That is the problem when you are married to a disordered person. The "penalty" falls more on you than the other person. The other person is happy with the way things are. They live their life by their own rules and force you to adjust your own schedules and activities to accommodate them.

People do what they do because there is a "reward" or a "lack of penalty". The freeloader considers work a "penalty" and the magnanimity of others as a "reward". In some cases, they feel "loved" when others support them in spite of their own lack of effort.

When you complain and try to get their participation to meet some of your desires and requirements, they interpret this as criticism and feel as if it is impossible to ever please you. So, their efforts dwindle away to none, because there is no reward for them. Your requirements seem so "high" that they have no chance of "clearing the bar", and attempts that they make will result in embarrassment and shame for them.

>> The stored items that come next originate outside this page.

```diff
@@ -521,16 +521,25 @@
         bundle += a.blk_rot;
         bundle = bundle >= gridDim.x ? bundle - gridDim.x : bundle;
     }
-    advance_bundle<T, METHOD, ISO, LDS, VAR, false, NOFLAT, false, LAYER>(a, lds, (long)bundle * blockDim.x, nsteps);
+    advance_bundle<T, METHOD, ISO, LDS, VAR, false, NOFLAT, false, LAYER>(a, lds, (long)bundle * blockDim.x, threadIdx.x, nsteps);
 }
 template <typename T, int METHOD, bool ISO, bool NOFLAT = false, bool LAYER = false>
 __global__ __launch_bounds__(256, 2) void k_advance_lat(BatchDev<T> a, int nsteps) {
     static_assert(uses_poly<T, METHOD>(), "k_advance_lat is built for the fast forms only");
     __shared__ __attribute__((aligned(16))) T lds[2];
-    advance_bundle<T, METHOD, ISO, true, false, false, NOFLAT, true, LAYER>(a, lds, (long)blockIdx.x * blockDim.x, nsteps);
+    advance_bundle<T, METHOD, ISO, true, false, false, NOFLAT, true, LAYER>(a, lds, (long)blockIdx.x * blockDim.x, threadIdx.x, nsteps);
+}
+template <typename T, int METHOD, bool ISO, bool NOFLAT = false, bool LAYER = false>
+__global__ __launch_bounds__(512, 1) void k_advance_lat_paired(BatchDev<T> a, int nsteps) {
+    static_assert(uses_poly<T, METHOD>(), "k_advance_lat_paired is built for the fast forms only");
+    __shared__ __attribute__((aligned(16))) T lds[2];
+    const unsigned half = (unsigned)__builtin_amdgcn_readfirstlane((int)(threadIdx.x >> 8));
+    const long blk = ((long)blockIdx.x + (long)half * gridDim.x) * 256;
+    if (blk >= a.R) return;
+    advance_bundle<T, METHOD, ISO, true, false, false, NOFLAT, true, LAYER>(a, lds, blk, threadIdx.x & 255u, nsteps);
 }
 template <typename T, int METHOD, bool ISO, bool LDS, bool VAR, bool COH, bool NOFLAT, bool LAT, bool LAYER>
-__device__ __forceinline__ bool advance_bundle(const BatchDev<T>& a, T* lds, long blk, int nsteps) {
+__device__ __forceinline__ bool advance_bundle(const BatchDev<T>& a, T* lds, long blk, unsigned lane, int nsteps) {
     std::conditional_t<LAT, std::conditional_t<LAYER, rt::LayerLaneKept<T>, rt::PolyLaneKept<T, !NOFLAT>>,
                        typename StepGatherOf<T, METHOD, LDS, NOFLAT, LAYER>::type> gather;
     gather_init<T, LDS>(gather, lds);
@@ -538,7 +547,7 @@
     if constexpr (rt::IsExact<T, METHOD>::value) {
         if constexpr (rt::ex::inline_sincos(rt::base_method(METHOD)) || (METHOD & rt::kFastField) != 0) rt::ex::stage_sincos_tab();
     }
-    const long k = blk + threadIdx.x;
+    const long k = blk + lane;
     rt::Ray<T> r;
     int i = 0;
     bool alive = k < a.R && ld_state<COH>(a.alive + (k < a.R ? k : 0));
@@ -550,7 +559,7 @@
     if (alive) load_ray<T, METHOD, ISO, COH, HOV>(a, k, r, i);
     else idle_ray(a, r);
     __builtin_amdgcn_s_waitcnt(0x0F70);
-    advance_loop<T, METHOD, ISO, decltype(gather), !VAR, COH>(a, K, gather, r, k, i, alive, max_size, nsteps, blk);
+    advance_loop<T, METHOD, ISO, decltype(gather), !VAR, COH>(a, K, gather, r, k, i, alive, max_size, nsteps, blk, lane);
     if (alive) {
         if constexpr (rt::IsExact<T, METHOD>::value) rt::ex::finish_state<rt::base_method(METHOD)>(a.F, gather, r);
         store_ray<T, METHOD, COH, HOV>(a, k, r, i, true);
@@ -620,7 +629,7 @@
             const unsigned k = (unsigned)(e >> 32);
             const int nsteps = k == 0u ? 4 * slice : k == 1u ? 2 * slice : slice;
             compiler_fence();
-            const bool alive = advance_bundle<T, METHOD, ISO, LDS, false, true, NOFLAT, false, LAYER>(a, lds, bundle * 256, nsteps);
+            const bool alive = advance_bundle<T, METHOD, ISO, LDS, false, true, NOFLAT, false, LAYER>(a, lds, bundle * 256, threadIdx.x, nsteps);
             compiler_fence();
             __builtin_amdgcn_s_waitcnt(0x0F70);
             const int any = __builtin_amdgcn_readfirstlane(__syncthreads_or(alive));
@@ -752,7 +761,7 @@
     if (i < n) out[i] = (double)in[i];
 }
 
-enum StepFlavour { kOrdinary = 0, kPerRay = 1, kFewWaves = 2 };
+enum StepFlavour { kOrdinary = 0, kPerRay = 1, kFewWaves = 2, kFewWavesPaired = 3 };
 enum StepFlat { kFlatMap = 0, kNoFlat = 1, kLayered = 2 };
 struct StepBuild {
     int dtype = RTMI_F64;
@@ -799,6 +808,8 @@
     int auto_kept = -1;
     double gold_sup[8] = {0, 0, 0, 0, 0, 0, 0, 0};
     int lat_simds = 0;
+    int pair_groups = 0;
+    uint32_t paired = 0;
     int mode_used = RTMI_LAUNCH_PLAIN;
     const void* kfn_used = nullptr;
     uint32_t auto_fallbacks = 0;
@@ -979,13 +990,14 @@
     k.flat = b->field->flat_cells != 0 || b->field->steep_cells != 0 ? kFlatMap : b->field->layered ? kLayered : kNoFlat;
     if (k.lds && k.dtype == RTMI_F64 && (b->p.method == 2 || b->p.method == 6) && !b->vstep && uniform_rows_ok(b) && !ref_order(b->p) &&
         (b->R + 63) / 64 <= (int64_t)2 * b->lat_simds)
-        k.flavour = kFewWaves;
+        k.flavour = b->pair_groups > 0 && (b->R + 255) / 256 > b->pair_groups && k.flat != kFlatMap &&
+                    (b->p.block_size == 0 || b->p.block_size == 256) ? kFewWavesPaired : kFewWaves;
     else if (b->vstep || !uniform_rows_ok(b))
         k.flavour = kPerRay;
     return k;
 }
 
-constexpr int kSlots = 3 << 4;
+constexpr int kSlots = 4 << 4;
 template <typename T, int I, int S, int SCHED> static const void* build_kernel() {
     constexpr int M = sizeof(T) == 4 ? rt::base_method(kmethod_of(I)) : kmethod_of(I);
     constexpr bool ISO = (S & 1) && rt::base_method(M) < 10, LDS = (S & 2) != 0;
@@ -997,14 +1009,16 @@
         else if constexpr (SCHED == RTMI_LAUNCH_REFILL) return (const void*)k_trace_refill<T, M, ISO, LDS, true>;
         else if constexpr (FLAVOUR == kPerRay) return (const void*)k_advance<T, M, ISO, false, true, true, true>;
         else if constexpr (FLAVOUR == kOrdinary) return (const void*)k_advance<T, M, ISO, LDS, false, true, true>;
-        else if constexpr ((M == 2 || M == 6) && LDS) return (const void*)k_advance_lat<T, M, ISO, true, true>;
+        else if constexpr (FLAVOUR == kFewWaves && (M == 2 || M == 6) && LDS) return (const void*)k_advance_lat<T, M, ISO, true, true>;
+        else if constexpr (FLAVOUR == kFewWavesPaired && (M == 2 || M == 6) && LDS) return (const void*)k_advance_lat_paired<T, M, ISO, true, true>;
         else return nullptr;
     }
     else if constexpr (SCHED == RTMI_LAUNCH_SLICED) return (const void*)k_advance_sliced<T, M, ISO, LDS, NOFLAT>;
     else if constexpr (SCHED == RTMI_LAUNCH_REFILL) return (const void*)k_trace_refill<T, M, ISO, LDS>;
     else if constexpr (FLAVOUR == kPerRay) return (const void*)k_advance<T, M, ISO, false, true>;
     else if constexpr (FLAVOUR == kOrdinary) return (const void*)k_advance<T, M, ISO, LDS, false, NOFLAT>;
-    else if constexpr (sizeof(T) == 8 && (M == 2 || M == 6) && LDS) return (const void*)k_advance_lat<T, M, ISO, NOFLAT>;
+    else if constexpr (FLAVOUR == kFewWaves && sizeof(T) == 8 && (M == 2 || M == 6) && LDS) return (const void*)k_advance_lat<T, M, ISO, NOFLAT>;
+    else if constexpr (FLAVOUR == kFewWavesPaired && sizeof(T) == 8 && (M == 2 || M == 6) && LDS && NOFLAT) return (const void*)k_advance_lat_paired<T, M, ISO, true>;
     else return nullptr;
 }
 template <typename T, int SCHED, size_t... N> static const void* build_table(size_t n, std::index_sequence<N...>) {
@@ -1036,6 +1050,10 @@
         const int bs = b->p.block_size > 0 ? b->p.block_size : 256;
         kp.gridDim = dim3((unsigned)((b->R + bs - 1) / bs));
         kp.blockDim = dim3(bs);
+        if (k.flavour == kFewWavesPaired) {
+            kp.gridDim = dim3((unsigned)b->pair_groups);
+            kp.blockDim = dim3(512);
+        }
         kp.kernelParams = plain;
     } else if (sched == RTMI_LAUNCH_SLICED) {
         capacity = sliced_capacity(b, nsteps);
@@ -1050,6 +1068,10 @@
 }
 template <typename F> static hipError_t with_step_node(const rtmi_batch* b, const StepBuild& k, int sched, int nsteps, F&& use) {
     return by_dtype(k.dtype, [&](auto t) { return with_step_node_t<decltype(t)>(b, k, sched, nsteps, use); });
+}
+
+static uint32_t paired_bundles(const rtmi_batch* b, const StepBuild& k, int sched) {
+    return sched == RTMI_LAUNCH_PLAIN && k.flavour == kFewWavesPaired ? (uint32_t)((b->R + 255) / 256 - b->pair_groups) : 0u;
 }
 
 static int batch_init_state(rtmi_batch* b, bool clear_traj) {
@@ -1174,6 +1196,15 @@
         HIP_TRY(hipGetDevice(&dev));
         HIP_TRY(hipDeviceGetAttribute(&cus, hipDeviceAttributeMultiprocessorCount, dev));
         b->lat_simds = cus * 4;
+        {
+            StepBuild kpair = step_build(b);
+            kpair.flavour = kFewWavesPaired;
+            const void* fpair = step_kernel(kpair, RTMI_LAUNCH_PLAIN);
+            if (fpair) {
+                HIP_TRY(hipOccupancyMaxActiveBlocksPerMultiprocessor(&per_cu, fpair, 512, 0));
+                if (per_cu == 1) b->pair_groups = cus;
+            }
+        }
         const StepBuild k = step_build(b);
         b->kfn_used = step_kernel(k, RTMI_LAUNCH_PLAIN);
         HIP_TRY(hipOccupancyMaxActiveBlocksPerMultiprocessor(&per_cu, step_kernel(k, RTMI_LAUNCH_REFILL), 256, 0));
@@ -1545,6 +1576,7 @@
     b->launches += (uint32_t)count; b->total_launches += (uint64_t)count;
     b->mode_used = RTMI_LAUNCH_PLAIN;
     b->kfn_used = step_kernel(k, RTMI_LAUNCH_PLAIN);
+    b->paired = paired_bundles(b, k, RTMI_LAUNCH_PLAIN);
     return RTMI_OK;
 }
 
@@ -1585,7 +1617,8 @@
     HIP_TRY(hipEventRecord(ev->first, b->stream));
     OwnStream own;
     if (drain) { const int rco = own.enter(b); if (rco) return rco; }
-    (void)with_step_node(b, step_build(b), sched, nsteps, [&](const hipKernelNodeParams& kp) {
+    const StepBuild k = step_build(b);
+    (void)with_step_node(b, k, sched, nsteps, [&](const hipKernelNodeParams& kp) {
         b->kfn_used = kp.func;
         return hipLaunchKernel(kp.func, kp.gridDim, kp.blockDim, kp.kernelParams, 0, b->stream);
     });
@@ -1598,6 +1631,7 @@
     HIP_TRY(hipEventRecord(ev->second, b->stream));
     b->launches++; b->total_launches++;
     b->mode_used = sched;
+    b->paired = paired_bundles(b, k, sched);
     return RTMI_OK;
 }
 
@@ -2299,7 +2333,7 @@
     s->retrace_overflow = b->rt ? b->rt->overflow : 0u;
     s->retraced_total = b->rt ? b->rt->total : 0ull;
     s->dispatch_first = b->rt ? b->rt->rot : 0u;
-    s->reserved_ = 0;
+    s->paired_bundles = b->paired;
     s->auto_kept = b->auto_kept < 0 ? 0 : b->auto_kept == 0 ? RTMI_LAUNCH_SLICED : RTMI_LAUNCH_PLAIN;
     for (int k = 0; k < 2; k++) {
         s->auto_n[k] = (uint32_t)b->auto_n[k];
```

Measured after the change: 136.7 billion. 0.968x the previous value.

You will have to not only establish "boundaries", but you will have to provide a reward-system which allows for small, incremental improvements.

Talking to friends and family about this is definitely not a good idea. Pick your confidants carefully, and those in the professional realm are the best.

There is a "bottom line", and that is, if your husband WANTS to change, it is accomplishable. If he wants to remain as he is, there is nothing you can do except 1) live with it the best you can; or 2) leave.


----------



## arbitrator (Feb 13, 2012)

*Unless you consciously signed on for this slobbery of his in your wedding vows, it’s time to turn over a new leaf!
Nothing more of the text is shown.